To further explore the possible mechanisms by which surgery with general anesthesia affects cognitive functions, we then included magnetic resonance data. Based on our previous research, we still mainly focused on the effects of amygdala on cognitive function35. Using data from 194 elderly people, matched for age, sex, and education, we found that elderly people with a history of general anesthesia had smaller right amygdala volume and worse MoCA scores. Through correlation analysis, we found that the volume of the right amygdala was positively correlated with the total MoCA score. Then, by using the linear regression analysis (mediation model), we found that surgery with general anesthesia directly affected the MoCA score by affecting the volume of the right amygdala. In previous cognitive studies, MoCA is usually used as a screening tool for overall cognitive function, and the score usually reflects the overall cognitive level of an individual. Based on our results and statistical analysis, it is possible to conclude that there may be an association between general anesthesia, amygdala, and overall cognitive function, however, the above conclusions still need to be further verified by longitudinal studies.

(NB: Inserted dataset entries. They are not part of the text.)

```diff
+    __shared__ __attribute__((aligned(16))) uint32_t tile[4][64 * SLICE_PITCH];
+    const uint32_t lane = threadIdx.x & 63u, wave = threadIdx.x >> 6;
+    const uint64_t r0 = ((uint64_t)blockIdx.x * 4u + wave) * 64u;
+    if (r0 >= rows) return;
+    uint32_t* t = tile[wave];
+    const uint32_t part = lane & 7u, sub = lane >> 3;
+    const uint32_t* src = mat + (r0 + sub) * ld + 4u * part;
+    uint4 pf[8];
+#pragma unroll
+    for (int k = 0; k < 8; k++) pf[k] = ld_stream(src + 8u * k * ld);
+    const uint32_t nsl = width / SLICE_COLS;
+    uint64_t acc[4] = {0, 0, 0, 0};
+    for (uint32_t s = 0; s < nsl; s++) {
+#pragma unroll
+        for (int k = 0; k < 8; k++) *reinterpret_cast<uint4*>(t + (8u * k + sub) * SLICE_PITCH + 4u * part) = pf[k];
+        if (s + 1 < nsl) {
+#pragma unroll
+            for (int k = 0; k < 8; k++) pf[k] = ld_stream(src + 8u * k * ld + SLICE_COLS * (s + 1));
+        }
+        wave_lds_handover();
+        const uint4* ap = reinterpret_cast<const uint4*>(alpha_pow + 16u * (SLICE_COLS / 4) * s);
+#pragma unroll
+        for (int q = 0; q < SLICE_COLS / 4; q++) {
+            const uint4 v = *reinterpret_cast<const uint4*>(t + lane * SLICE_PITCH + 4 * q);
+            const uint4 a0 = ap[4 * q], a1 = ap[4 * q + 1], a2 = ap[4 * q + 2], a3 = ap[4 * q + 3];
+            dacc2(acc[0], a0.x, v.x, a1.x, v.y); dacc2(acc[0], a2.x, v.z, a3.x, v.w);
+            dacc2(acc[1], a0.y, v.x, a1.y, v.y); dacc2(acc[1], a2.y, v.z, a3.y, v.w);
+            dacc2(acc[2], a0.z, v.x, a1.z, v.y); dacc2(acc[2], a2.z, v.z, a3.z, v.w);
+            dacc2(acc[3], a0.w, v.x, a1.w, v.y); dacc2(acc[3], a2.w, v.z, a3.w, v.w);
+        }
+        wave_lds_handover();
+    }
+    st_ext(out_at + 4 * (r0 + lane), Ext{{dacc_finish(acc[0]), dacc_finish(acc[1]), dacc_finish(acc[2]), dacc_finish(acc[3])}});
+}
+__global__ void __launch_bounds__(256) rowdot_stream_kernel(const uint32_t* __restrict__ mat, uint64_t ld, uint32_t width, uint64_t rows, const uint32_t* __restrict__ alpha_pow, uint32_t* __restrict__ out_at) { rowdot_stream_kernel_body(mat, ld, width, rows, alpha_pow, out_at); }
+struct rowdot_stream_kernel_bargs { const uint32_t* mat; uint64_t ld; uint32_t width; uint64_t rows; const uint32_t* alpha_pow; uint32_t* out_at; static rowdot_stream_kernel_bargs make(const uint32_t* mat, uint64_t ld, uint32_t width, uint64_t rows, const uint32_t* alpha_pow, uint32_t* out_at) { return rowdot_stream_kernel_bargs{mat, ld, width, rows, alpha_pow, out_at}; } };
+__global__ void __launch_bounds__(256) rowdot_stream_kernel_batch(const rowdot_stream_kernel_bargs* __restrict__ zk_arr) { const rowdot_stream_kernel_bargs& zk_b = zk_arr[blockIdx.z]; rowdot_stream_kernel_body(zk_b.mat, zk_b.ld, zk_b.width, zk_b.rows, zk_b.alpha_pow, zk_b.out_at); }
+
 static hipError_t launch_rowdot(const uint32_t* mat, uint64_t ld, uint32_t width, uint64_t rows, const uint32_t* alpha_pow, uint32_t* out_at, hipStream_t s);
 __device__ __forceinline__ void reduced_combine_kernel_body(const ReducedArgs& a, const uint32_t* __restrict__ at_in, const uint32_t* __restrict__ ap_in) {
     const uint64_t p = (uint64_t)blockIdx.x * blockDim.x + threadIdx.x;
@@ -1033,6 +1164,14 @@
 static hipError_t launch_rowdot(const uint32_t* mat, uint64_t ld, uint32_t width, uint64_t rows, const uint32_t* alpha_pow, uint32_t* out_at, hipStream_t s) {
     const int L = lanes_for(width);
     const int form = rowdot_form(width, rows);
+    bool stream = form && width % SLICE_COLS == 0 && rows % 64 == 0 && rows >= STREAM_MIN_ROWS;
+#ifdef ZKHIP_AB_HOOKS
+    if (stream_forms_off()) stream = false;
+#endif
+    if (stream) {
+        ZK_LAUNCH(rowdot_stream_kernel, rowdot_stream_kernel_batch, rowdot_stream_kernel_bargs, dim3((unsigned)((rows + 255) / 256)), dim3(256), 0, s, mat, ld, width, rows, alpha_pow, out_at);
+        return hipGetLastError();
+    }
     if (form) {
         const uint64_t rows_per_wg = (uint64_t)(256 / L) * ROWDOT_TRIPS;
         const dim3 grid((unsigned)((rows + rows_per_wg - 1) / rows_per_wg)), block(256);
```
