template <int CNT>
__device__ __forceinline__ void wait_vm() {
    asm volatile("s_waitcnt vmcnt(%0)" ::"n"(CNT) : "memory");
}
__device__ __forceinline__ void wg_barrier() {
    asm volatile("s_waitcnt lgkmcnt(0)\n\ts_barrier" ::: "memory");
}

It has been proposed that the human amygdala may not only encode the emotional value of sensory events, but more generally mediate assessments of their relevance to personal goals, including relevance to action or task-based needs44. Moreover, the amygdala has also been shown to regulate additional cognitive processes, such as attention or memory45. Some scholars have proposed that early atrophy and dysfunction of the amygdala and hippocampus may develop into biomarkers for Alzheimer’s disease35,46. Lan et al.47 found that elderly patients with knee osteoarthritis (KOA) experienced a decrease in functional connectivity (decreased low frequency fluctuation amplitude (ALFF) in left precuneus gyrus and middle temporal gyrus) in certain brain regions after total knee arthroplasty (TKA). In the study by Limor Avivi-Arber, they found that tooth extraction in adult female mice was associated with significant reductions in cortical regions and voxel volume, which are involved in motor, cognitive, emotional, and processing somatic sensors, as well as increased volume in the subcortical sensorimotor and temporal-limbic frontal regions (including the amygdala). Therefore, combined with previous studies and our current study, we hypothesized that the amygdala may be a sensitive brain region during general anesthesia and a key location for cognitive decline.

Limitations

There are some limitations in our study. Firstly, our study was only a cross-sectional study and was unable to establish a causal link between general anesthesia and cognitive decline; Secondly, a relatively small sample size will decrease study reliability. Thirdly, there are many confounders in our study, such as different types of surgery, different choices of anesthetic drugs and different anesthetic durations, which may affect the results of the study to some degree. Fourth, our current study focused solely on the relationship between the amygdala and general anesthesia, but did not account for the impact of other cognitive brain regions (such as the hippocampus) on the findings, which is perhaps the greatest limitation of our study. Therefore, in the future research, we will focus on addressing these issues.

Conclusions

Surgery with general anesthesia may increase the risk of cognitive decline, and its mechanism may be related to its effect on the volume of the right amygdala.